** Opening RECORDS FOR THIS EXERCISE block **

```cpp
int launch_gemm_nt_lz_k(const double* L, long ldl, const double* Zt, long ldz, double* C, long ldc, long n,
                        long ns, long K, double beta, hipStream_t s) {
  if (n <= 0 || ns <= 0 || K <= 0) return 0;
  if (n % TILE || ns % TILE || K % TILE) {
    set_error("gemm_nt_lz: n, ns, K must be multiples of 128");
    return -1;
  }
  long n_tr = n / TILE, n_tc = ns / TILE;
  long groups = ((n_tr + 7) / 8 + 7) / 8;
  hipLaunchKernelGGL(gemm_nt_dma_kernel<0>, dim3((unsigned)(groups * 8 * n_tc * 8)), dim3(512), 0, s, L, ldl, Zt, ldz, C,
                     ldc, K, 1.0, beta, -(1L << 40), n_tr, n_tc, 0L, (const double*)C, ldc, 2, TileSkip());
  SGP_HIP(hipGetLastError());
  return 0;
}
int launch_gemm_nt_lz(const double* L, long ldl, const double* Zt, long ldz, double* C, long ldc, long n,
                      long ns, double beta, hipStream_t s) {
  return launch_gemm_nt_lz_k(L, ldl, Zt, ldz, C, ldc, n, ns, n, beta, s);
}

long splitk_sub(long M, long K) {
  const long n_t = M / TILE, tiles = n_t * (n_t + 1) / 2, left = tiles % 64;
  if (left == 0 || tiles < 64 || 64 % left) return 1;
  const long sub = 64 / left;
  if (sub < 2 || sub > 8 || K % (8 * sub * KB)) return 1;
  return sub;
}
long splitk_slabs(long M, long K, int nsplit) { return nsplit == 8 ? 8 * splitk_sub(M, K) : nsplit; }

int launch_gemm_nt_splitk(const double* A, long lda, const double* B, long ldb, double* Cpart, long ldc,
                          long M, long Nc, long K, int nsplit, long part_stride, int lower_only,
                          hipStream_t s) {
  if (M % TILE || Nc % TILE || nsplit < 1 || K % (KB * (long)nsplit)) {
    set_error("gemm_nt_splitk: bad sizes");
    return -1;
  }
  long n_tr = M / TILE, n_tc = Nc / TILE;
  if (lower_only && nsplit == 8 && M == Nc) {
    const long tiles = n_tr * (n_tr + 1) / 2;
    const long sub = splitk_sub(M, K);
    const long full = sub > 1 ? tiles / 64 * 64 : tiles;
    const long ids = full + (tiles - full) * sub;
    hipLaunchKernelGGL(gemm_nt_dma_kernel<0>, dim3((unsigned)(ids * 8)), dim3(512), 0, s, A, lda, B, ldb, Cpart, ldc,
                       K / nsplit, 1.0, 0.0, sub, n_tr, n_tc, part_stride, (const double*)Cpart, ldc, 3, TileSkip());
    SGP_HIP(hipGetLastError());
    return 0;
  }
  long groups = ((n_tr + 7) / 8 + 7) / 8;
  long mask_off = lower_only ? 0 : -(1L << 40);
  long per_xcd = lower_only ? tri_ids_per_xcd(tri_shape(n_tr, n_tc, -1)) : groups * 8 * n_tc;
  dim3 grid((unsigned)(per_xcd * 8), (unsigned)nsplit);
  hipLaunchKernelGGL(gemm_nt_dma_kernel<0>, grid, dim3(512), 0, s, A, lda, B, ldb, Cpart, ldc, K / nsplit, 1.0,
                     0.0, mask_off, n_tr, n_tc, part_stride, (const double*)Cpart, ldc, 0, TileSkip());
  SGP_HIP(hipGetLastError());
  return 0;
}

__global__ void splitk_reduce_kernel(const double* part, long part_stride, int nsplit, double* C,
                                     long ldc, long M, long Nc, double alpha, double beta,
                                     int lower_only, int sub, long full) {
  long idx = (long)blockIdx.x * blockDim.x + threadIdx.x;
  if (idx >= M * Nc) return;
  long r = idx % M, c = idx / M;
  const long tr = r / TILE, tc = c / TILE;
  if (lower_only && tr < tc) return;
  double s = 0.0;
  if (sub > 1) {
    const bool whole = tr * (tr + 1) / 2 + tc < full;
    const int step = whole ? sub : 1;
    for (int k = 0; k < nsplit * sub; k += step) s += part[k * part_stride + r + c * ldc];
  } else {
    for (int k = 0; k < nsplit; ++k) s += part[k * part_stride + r + c * ldc];
  }
  double* p = C + r + c * ldc;
  double old = (beta == 0.0) ? 0.0 : beta * (*p);
  *p = old + alpha * s;
}

int launch_splitk_reduce(const double* part, long part_stride, int nsplit, double* C, long ldc, long M,
                         long Nc, double alpha, double beta, int lower_only, hipStream_t s, long K) {
  long tot = M * Nc;
  const long sub = (K > 0 && lower_only && nsplit == 8 && M == Nc) ? splitk_sub(M, K) : 1;
  const long n_t = M / TILE, tiles = n_t * (n_t + 1) / 2;
  hipLaunchKernelGGL(splitk_reduce_kernel, dim3((unsigned)((tot + 255) / 256)), dim3(256), 0, s, part,
                     part_stride, nsplit, C, ldc, M, Nc, alpha, beta, lower_only, (int)sub, tiles / 64 * 64);
  SGP_HIP(hipGetLastError());
  return 0;
}

}
```

Measured before the change: 0.6900 logpdf/s.

## Remap GEMM thread ownership for 128-bit LDS reads and buffer-load DMA

Rewrites the thread-to-output mapping so each lane owns 4 consecutive rows and 8 consecutive columns. LDS operand fetches can then use ds_read_b128 instead of scalar ds_read_b64, roughly halving LDS read instructions per k-step. Global-to-LDS copies switch from global_load_lds to buffer_load_lds with a new LDS pitch of 130, and C loads and stores become 16-byte vector accesses. The new layout risks LDS bank conflicts under the changed pitch and needs the handoff path's diagonal masking to be remapped correctly, which the code does.

```diff
diff --git a/stheno.jl_amd/csrc/gemm_nt.hip b/stheno.jl_amd/csrc/gemm_nt.hip
--- a/stheno.jl_amd/csrc/gemm_nt.hip
+++ b/stheno.jl_amd/csrc/gemm_nt.hip
@@ -6,6 +6,38 @@
 namespace sgp {
 
 constexpr int KB = 16;
+
+constexpr int DMA_LD = 130;
+constexpr int DMA_STAGE = 2 * KB * DMA_LD;
+typedef double d2 __attribute__((ext_vector_type(2)));
+typedef double d2u __attribute__((ext_vector_type(2), aligned(8)));
+
+__device__ __forceinline__ void column_dma(const double* col, double* lds, unsigned voff) {
+#if defined(__HIP_DEVICE_COMPILE__)
+  __builtin_amdgcn_raw_ptr_buffer_load_lds(__builtin_amdgcn_make_buffer_rsrc((void*)col, (short)0, TILE * 8, 0x00020000),
+                                           (__attribute__((address_space(3))) void*)lds, 16, voff, 0, 0, 0);
+#endif
+}
+
+template <int KS>
+__device__ __forceinline__ void wide_kstep(double (&acc)[8][4], unsigned a_addr, unsigned b_addr) {
+  constexpr int O = KS * 4 * DMA_LD * 8;
+  d2 a01, a23, b01, b23, b45, b67;
+  asm volatile("ds_read_b128 %0, %1 offset:%2" : "=v"(a01) : "v"(a_addr), "i"(O));
+  asm volatile("ds_read_b128 %0, %1 offset:%2" : "=v"(a23) : "v"(a_addr), "i"(O + 16));
+  asm volatile("ds_read_b128 %0, %1 offset:%2" : "=v"(b01) : "v"(b_addr), "i"(O));
+  asm volatile("ds_read_b128 %0, %1 offset:%2" : "=v"(b23) : "v"(b_addr), "i"(O + 16));
+  asm volatile("ds_read_b128 %0, %1 offset:%2" : "=v"(b45) : "v"(b_addr), "i"(O + 32));
+  asm volatile("ds_read_b128 %0, %1 offset:%2" : "=v"(b67) : "v"(b_addr), "i"(O + 48));
+  asm volatile("s_waitcnt lgkmcnt(0)" ::: "memory");
+  __builtin_amdgcn_sched_barrier(0);
+  const double a_r[4] = {a01.x, a01.y, a23.x, a23.y};
+  const double b_c[8] = {b01.x, b01.y, b23.x, b23.y, b45.x, b45.y, b67.x, b67.y};
+#pragma unroll
+  for (int j = 0; j < 8; ++j)
+#pragma unroll
+    for (int i = 0; i < 4; ++i) acc[j][i] = mfma44_f64(b_c[j], a_r[i], acc[j][i]);
+}
 
 __device__ __forceinline__ bool tile_of_block(long n_tr, long n_tc, long mask_off, long& tr, long& tc) {
   return tile_of_id((long)blockIdx.x, n_tr, n_tc, mask_off, tr, tc);
@@ -87,21 +119,20 @@
   const int l15 = lane & 15, lq = lane >> 4, l3 = lane & 3;
   const double* Ag = A + tr * TILE;
   const double* Bg = B + tc * TILE;
-  double* Cg = C + (tr * TILE + wr * 64 + l15) + (tc * TILE + wc * WCOLS + lq) * ldc;
-  const double* Cs = Cin + (tr * TILE + wr * 64 + l15) + (tc * TILE + wc * WCOLS + lq) * ldcin;
+  double* Cg = C + (tr * TILE + wr * 64 + 4 * l15) + (tc * TILE + wc * WCOLS + 8 * lq) * ldc;
+  const double* Cs = Cin + (tr * TILE + wr * 64 + 4 * l15) + (tc * TILE + wc * WCOLS + 8 * lq) * ldcin;
   double acc[NJ][4];
-  typedef const __attribute__((address_space(1))) void* gptr_t;
-  typedef __attribute__((address_space(3))) void* lptr_t;
   const int wu = __builtin_amdgcn_readfirstlane(w);
   const unsigned lds_base = (unsigned)(unsigned long long)(__attribute__((address_space(3))) double*)smem;
+  const unsigned voff = (unsigned)lane * 16u;
   auto dma = [&](long k0, int stage) {
-    double* sa = smem + stage * (2 * KB * LDS_LD);
-    double* sb = sa + KB * LDS_LD;
+    double* sa = smem + stage * DMA_STAGE;
+    double* sb = sa + KB * DMA_LD;
 #pragma unroll
     for (int i = 0; i < KB / 8; ++i) {
       const int col = wu + 8 * i;
-      __builtin_amdgcn_global_load_lds((gptr_t)(Ag + 2 * lane + (k0 + col) * lda), (lptr_t)(sa + col * LDS_LD), 16, 0, 0);
-      __builtin_amdgcn_global_load_lds((gptr_t)(Bg + 2 * lane + (k0 + col) * ldb), (lptr_t)(sb + col * LDS_LD), 16, 0, 0);
+      column_dma(Ag + (k0 + col) * lda, sa + col * DMA_LD, voff);
+      column_dma(Bg + (k0 + col) * ldb, sb + col * DMA_LD, voff);
     }
   };
   long nchunks = K / KB;
@@ -111,9 +142,14 @@
   if (cbeg < nchunks) dma(kof(cbeg), 0);
   if (beta != 0.0) {
 #pragma unroll
-    for (int j = 0; j < NJ; ++j)
-#pragma unroll
-      for (int i = 0; i < 4; ++i) acc[j][i] = Cs[i * 16 + (long)(j * 4) * ldcin];
+    for (int j = 0; j < NJ; ++j) {
+      const d2u* p = (const d2u*)(Cs + (long)j * ldcin);
+      const d2u lo = p[0], hi = p[1];
+      acc[j][0] = lo.x;
+      acc[j][1] = lo.y;
+      acc[j][2] = hi.x;
+      acc[j][3] = hi.y;
+    }
     const double seed = beta / alpha;
 #pragma unroll
     for (int j = 0; j < NJ; ++j)
@@ -131,111 +167,35 @@
   for (long c = cbeg; c < nchunks; ++c) {
     const int stage = (int)(c & 1);
     if (c + 1 < nchunks) dma(kof(c + 1), stage ^ 1);
-    const unsigned a_addr = lds_base + (unsigned)((stage * (2 * KB * LDS_LD) + lq * LDS_LD + wr * 64 + l15) * 8);
-    const unsigned b_addr = lds_base + (unsigned)((stage * (2 * KB * LDS_LD) + KB * LDS_LD + lq * LDS_LD + wc * WCOLS + l3) * 8);
-    {
-      double a_r[4], b_c[NJ];
-      asm volatile("ds_read_b64 %0, %1 offset:0" : "=v"(a_r[0]) : "v"(a_addr));
-      asm volatile("ds_read_b64 %0, %1 offset:128" : "=v"(a_r[1]) : "v"(a_addr));
-      asm volatile("ds_read_b64 %0, %1 offset:256" : "=v"(a_r[2]) : "v"(a_addr));
-      asm volatile("ds_read_b64 %0, %1 offset:384" : "=v"(a_r[3]) : "v"(a_addr));
-      asm volatile("ds_read_b64 %0, %1 offset:0" : "=v"(b_c[0]) : "v"(b_addr));
-      asm volatile("ds_read_b64 %0, %1 offset:32" : "=v"(b_c[1]) : "v"(b_addr));
-      asm volatile("ds_read_b64 %0, %1 offset:64" : "=v"(b_c[2]) : "v"(b_addr));
-      asm volatile("ds_read_b64 %0, %1 offset:96" : "=v"(b_c[3]) : "v"(b_addr));
-      asm volatile("ds_read_b64 %0, %1 offset:128" : "=v"(b_c[4]) : "v"(b_addr));
-      asm volatile("ds_read_b64 %0, %1 offset:160" : "=v"(b_c[5]) : "v"(b_addr));
-      asm volatile("ds_read_b64 %0, %1 offset:192" : "=v"(b_c[6]) : "v"(b_addr));
-      asm volatile("ds_read_b64 %0, %1 offset:224" : "=v"(b_c[7]) : "v"(b_addr));
-      asm volatile("s_waitcnt lgkmcnt(0)" ::: "memory");
-      __builtin_amdgcn_sched_barrier(0);
-#pragma unroll
-      for (int j = 0; j < NJ; ++j)
-#pragma unroll
-        for (int i = 0; i < 4; ++i) acc[j][i] = mfma44_f64(b_c[j], a_r[i], acc[j][i]);
-    }
-    {
-      double a_r[4], b_c[NJ];
-      asm volatile("ds_read_b64 %0, %1 offset:4608" : "=v"(a_r[0]) : "v"(a_addr));
-      asm volatile("ds_read_b64 %0, %1 offset:4736" : "=v"(a_r[1]) : "v"(a_addr));
-      asm volatile("ds_read_b64 %0, %1 offset:4864" : "=v"(a_r[2]) : "v"(a_addr));
-      asm volatile("ds_read_b64 %0, %1 offset:4992" : "=v"(a_r[3]) : "v"(a_addr));
-      asm volatile("ds_read_b64 %0, %1 offset:4608" : "=v"(b_c[0]) : "v"(b_addr));
-      asm volatile("ds_read_b64 %0, %1 offset:4640" : "=v"(b_c[1]) : "v"(b_addr));
-      asm volatile("ds_read_b64 %0, %1 offset:4672" : "=v"(b_c[2]) : "v"(b_addr));
-      asm volatile("ds_read_b64 %0, %1 offset:4704" : "=v"(b_c[3]) : "v"(b_addr));
-      asm volatile("ds_read_b64 %0, %1 offset:4736" : "=v"(b_c[4]) : "v"(b_addr));
-      asm volatile("ds_read_b64 %0, %1 offset:4768" : "=v"(b_c[5]) : "v"(b_addr));
-      asm volatile("ds_read_b64 %0, %1 offset:4800" : "=v"(b_c[6]) : "v"(b_addr));
-      asm volatile("ds_read_b64 %0, %1 offset:4832" : "=v"(b_c[7]) : "v"(b_addr));
-      asm volatile("s_waitcnt lgkmcnt(0)" ::: "memory");
-      __builtin_amdgcn_sched_barrier(0);
-#pragma unroll
-      for (int j = 0; j < NJ; ++j)
-#pragma unroll
-        for (int i = 0; i < 4; ++i) acc[j][i] = mfma44_f64(b_c[j], a_r[i], acc[j][i]);
-    }
-    {
-      double a_r[4], b_c[NJ];
-      asm volatile("ds_read_b64 %0, %1 offset:9216" : "=v"(a_r[0]) : "v"(a_addr));
-      asm volatile("ds_read_b64 %0, %1 offset:9344" : "=v"(a_r[1]) : "v"(a_addr));
-      asm volatile("ds_read_b64 %0, %1 offset:9472" : "=v"(a_r[2]) : "v"(a_addr));
-      asm volatile("ds_read_b64 %0, %1 offset:9600" : "=v"(a_r[3]) : "v"(a_addr));
-      asm volatile("ds_read_b64 %0, %1 offset:9216" : "=v"(b_c[0]) : "v"(b_addr));
-      asm volatile("ds_read_b64 %0, %1 offset:9248" : "=v"(b_c[1]) : "v"(b_addr));
-      asm volatile("ds_read_b64 %0, %1 offset:9280" : "=v"(b_c[2]) : "v"(b_addr));
-      asm volatile("ds_read_b64 %0, %1 offset:9312" : "=v"(b_c[3]) : "v"(b_addr));
-      asm volatile("ds_read_b64 %0, %1 offset:9344" : "=v"(b_c[4]) : "v"(b_addr));
-      asm volatile("ds_read_b64 %0, %1 offset:9376" : "=v"(b_c[5]) : "v"(b_addr));
-      asm volatile("ds_read_b64 %0, %1 offset:9408" : "=v"(b_c[6]) : "v"(b_addr));
-      asm volatile("ds_read_b64 %0, %1 offset:9440" : "=v"(b_c[7]) : "v"(b_addr));
-      asm volatile("s_waitcnt lgkmcnt(0)" ::: "memory");
-      __builtin_amdgcn_sched_barrier(0);
-#pragma unroll
-      for (int j = 0; j < NJ; ++j)
-#pragma unroll
-        for (int i = 0; i < 4; ++i) acc[j][i] = mfma44_f64(b_c[j], a_r[i], acc[j][i]);
-    }
-    {
-      double a_r[4], b_c[NJ];
-      asm volatile("ds_read_b64 %0, %1 offset:13824" : "=v"(a_r[0]) : "v"(a_addr));
-      asm volatile("ds_read_b64 %0, %1 offset:13952" : "=v"(a_r[1]) : "v"(a_addr));
-      asm volatile("ds_read_b64 %0, %1 offset:14080" : "=v"(a_r[2]) : "v"(a_addr));
-      asm volatile("ds_read_b64 %0, %1 offset:14208" : "=v"(a_r[3]) : "v"(a_addr));
-      asm volatile("ds_read_b64 %0, %1 offset:13824" : "=v"(b_c[0]) : "v"(b_addr));
-      asm volatile("ds_read_b64 %0, %1 offset:13856" : "=v"(b_c[1]) : "v"(b_addr));
-      asm volatile("ds_read_b64 %0, %1 offset:13888" : "=v"(b_c[2]) : "v"(b_addr));
-      asm volatile("ds_read_b64 %0, %1 offset:13920" : "=v"(b_c[3]) : "v"(b_addr));
-      asm volatile("ds_read_b64 %0, %1 offset:13952" : "=v"(b_c[4]) : "v"(b_addr));
-      asm volatile("ds_read_b64 %0, %1 offset:13984" : "=v"(b_c[5]) : "v"(b_addr));
-      asm volatile("ds_read_b64 %0, %1 offset:14016" : "=v"(b_c[6]) : "v"(b_addr));
-      asm volatile("ds_read_b64 %0, %1 offset:14048" : "=v"(b_c[7]) : "v"(b_addr));
-      asm volatile("s_waitcnt lgkmcnt(0)" ::: "memory");
-      __builtin_amdgcn_sched_barrier(0);
-#pragma unroll
-      for (int j = 0; j < NJ; ++j)
-#pragma unroll
-        for (int i = 0; i < 4; ++i) acc[j][i] = mfma44_f64(b_c[j], a_r[i], acc[j][i]);
-    }
+    const unsigned a_addr = lds_base + (unsigned)((stage * DMA_STAGE + lq * DMA_LD + wr * 64 + 4 * l15) * 8);
+    const unsigned b_addr = lds_base + (unsigned)((stage * DMA_STAGE + KB * DMA_LD + lq * DMA_LD + wc * WCOLS + 8 * l3) * 8);
+    wide_kstep<0>(acc, a_addr, b_addr);
+    wide_kstep<1>(acc, a_addr, b_addr);
+    wide_kstep<2>(acc, a_addr, b_addr);
+    wide_kstep<3>(acc, a_addr, b_addr);
     asm volatile("s_waitcnt vmcnt(0) lgkmcnt(0)" ::: "memory");
     __builtin_amdgcn_s_barrier();
   }
   if (STAMP) st2 = (long long)__builtin_amdgcn_s_memtime();
   if (HANDOFF && tr == 0 && tc == 0) {
-#pragma unroll
-    for (int j = 0; j < NJ; ++j)
-#pragma unroll
-      for (int i = 0; i < 4; ++i) {
-        const int rb = 4 * wr + i, cb = 2 * wc + (j >> 2);
-        const int k = 4 * (j & 3) + lq;
-        if (rb >= cb) smem[boff(rb, cb) + k * 16 + l15] = (rb > cb || l15 >= k) ? alpha * acc[j][i] : 0.0;
-      }
+    const int rb = 4 * wr + (l15 >> 2), cb = 2 * wc + (lq >> 1);
+    if (rb >= cb) {
+#pragma unroll
+      for (int j = 0; j < NJ; ++j)
+#pragma unroll
+        for (int i = 0; i < 4; ++i) {
+          const int m = 4 * (l15 & 3) + i, k = 8 * (lq & 1) + j;
+          smem[boff(rb, cb) + k * 16 + m] = (rb > cb || m >= k) ? alpha * acc[j][i] : 0.0;
+        }
+    }
     return true;
   }
 #pragma unroll
-  for (int j = 0; j < NJ; ++j)
-#pragma unroll
-    for (int i = 0; i < 4; ++i) Cg[i * 16 + (long)(j * 4) * ldc] = alpha * acc[j][i];
+  for (int j = 0; j < NJ; ++j) {
+    d2u* p = (d2u*)(Cg + (long)j * ldc);
+    p[0] = d2u{alpha * acc[j][0], alpha * acc[j][1]};
+    p[1] = d2u{alpha * acc[j][2], alpha * acc[j][3]};
+  }
   if (STAMP) {
     asm volatile("s_waitcnt vmcnt(0)" ::: "memory");
     if (threadIdx.x == 0) {
@@ -255,7 +215,7 @@
 
 __global__ __launch_bounds__(512, 4) void gemm_nt_dma_stamp_kernel(const double* A, long lda, double* C, long ldc, long K,
                                                                    long n_tr, long n_tc, long long* dbg) {
-  __shared__ __attribute__((aligned(16))) double smem[2 * 2 * KB * LDS_LD];
+  __shared__ __attribute__((aligned(16))) double smem[2 * DMA_STAGE];
   long tr, tc;
   gemm_nt_dma_tile<false, true>(A, lda, A, lda, C, ldc, K, -1.0, 1.0, 0L, n_tr, n_tc, 0L, C, ldc, 0, smem, tr, tc, dbg);
 }
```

** Closing RECORDS FOR THIS EXERCISE block **

◆ TRY IT:
Scan the records above and report every line with the string "true".

◆ ANSWER SECTION:
     return true;
   gemm_nt_dma_tile<false, true>(A, lda, A, lda, C, ldc, K, -1.0, 1.0, 0L, n_tr, n_tc, 0L, C, ldc, 0, smem, tr, tc, dbg);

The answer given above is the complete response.